[Records from a data source]
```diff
 template <int KIND, int VEC, bool UNAL = false>
 void launch_wide(const ClsCountsArgs& a, int grid, hipStream_t s) {
   constexpr int kChunkCols = kWave * VEC * kChunkLoads;
   const bool pred_free = a.cls_pred == nullptr && a.cls_fp == nullptr && a.confusion == nullptr &&
                          a.c <= kChunkCols;
-  static const bool micro_on = [] {
-    const char* e = std::getenv("TORCHEVAL_AMD_K1_MICRO");
-    return e == nullptr || std::atoi(e) != 0;
-  }();
-  const bool micro_only = micro_on && pred_free && VEC > 1 && a.k == 1 && a.cls_correct == nullptr &&
-                          a.cls_label == nullptr && a.err == nullptr && a.err_max == nullptr && !a.check_target;
+  const bool micro_only = pred_free && VEC > 1 && micro_counts_only(a);
+  if constexpr (VEC > 1) {
+    if (a.c > kChunkCols && micro_to_pend(a)) {
+      if (a.tg_dt == DType::i64) launch_micro_wide<KIND, int64_t, UNAL>(a, s);
+      else launch_micro_wide<KIND, int32_t, UNAL>(a, s);
+      return;
+    }
+  }
   if (micro_only && a.pend && (a.tg_dt == DType::i64 || a.tg_dt == DType::i32)) {
     const char* in = static_cast<const char*>(a.input);
     const int32_t c = static_cast<int32_t>(a.c);
@@ -649,10 +798,20 @@
 
 }
 
+static bool rows_take_16b_loads(const ClsCountsArgs& a) {
+  const int vw = a.in_dt == DType::f32 ? 4 : 8;
+  return (a.c % vw == 0) && (a.row_stride % vw == 0) && (reinterpret_cast<uintptr_t>(a.input) % 16 == 0);
+}
+
+bool cls_counts_uses_pend(const ClsCountsArgs& a) {
+  if (a.c <= kNarrowMaxC || !micro_to_pend(a)) return false;
+  if (a.in_dt == DType::f32) return true;
+  return (a.in_dt == DType::bf16 || a.in_dt == DType::f16) && rows_take_16b_loads(a);
+}
+
 int launch_cls_counts(const ClsCountsArgs& a, hipStream_t stream) {
   if (a.n <= 0) return 0;
   if (a.c > 0) {
-    const uintptr_t base = reinterpret_cast<uintptr_t>(a.input);
     const int kind = a.in_dt == DType::f32 ? 0 : a.in_dt == DType::bf16 ? 1 : a.in_dt == DType::f16 ? 2 : -1;
     if (kind < 0) return -1;
     if (a.c <= kNarrowMaxC) {
@@ -664,8 +823,7 @@
     } else {
       const int cap = a.max_blocks > 0 ? a.max_blocks : 2048;
       const int grid = stream_grid(a.n, kWavesPerBlock, cap);
-      const int vw = kind == 0 ? 4 : 8;
-      const bool vec = (a.c % vw == 0) && (a.row_stride % vw == 0) && (base % 16 == 0);
+      const bool vec = rows_take_16b_loads(a);
       if (kind == 0) vec ? launch_wide<0, 4>(a, grid, stream) : launch_wide<0, 4, true>(a, grid, stream);
       else if (kind == 1) vec ? launch_wide<1, 8>(a, grid, stream) : launch_wide<1, 1>(a, grid, stream);
       else vec ? launch_wide<2, 8>(a, grid, stream) : launch_wide<2, 1>(a, grid, stream);
```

» **About this task**: Would you count the lines in the entries that hold "input" and reply with only the count?

» **Response to the task**: 3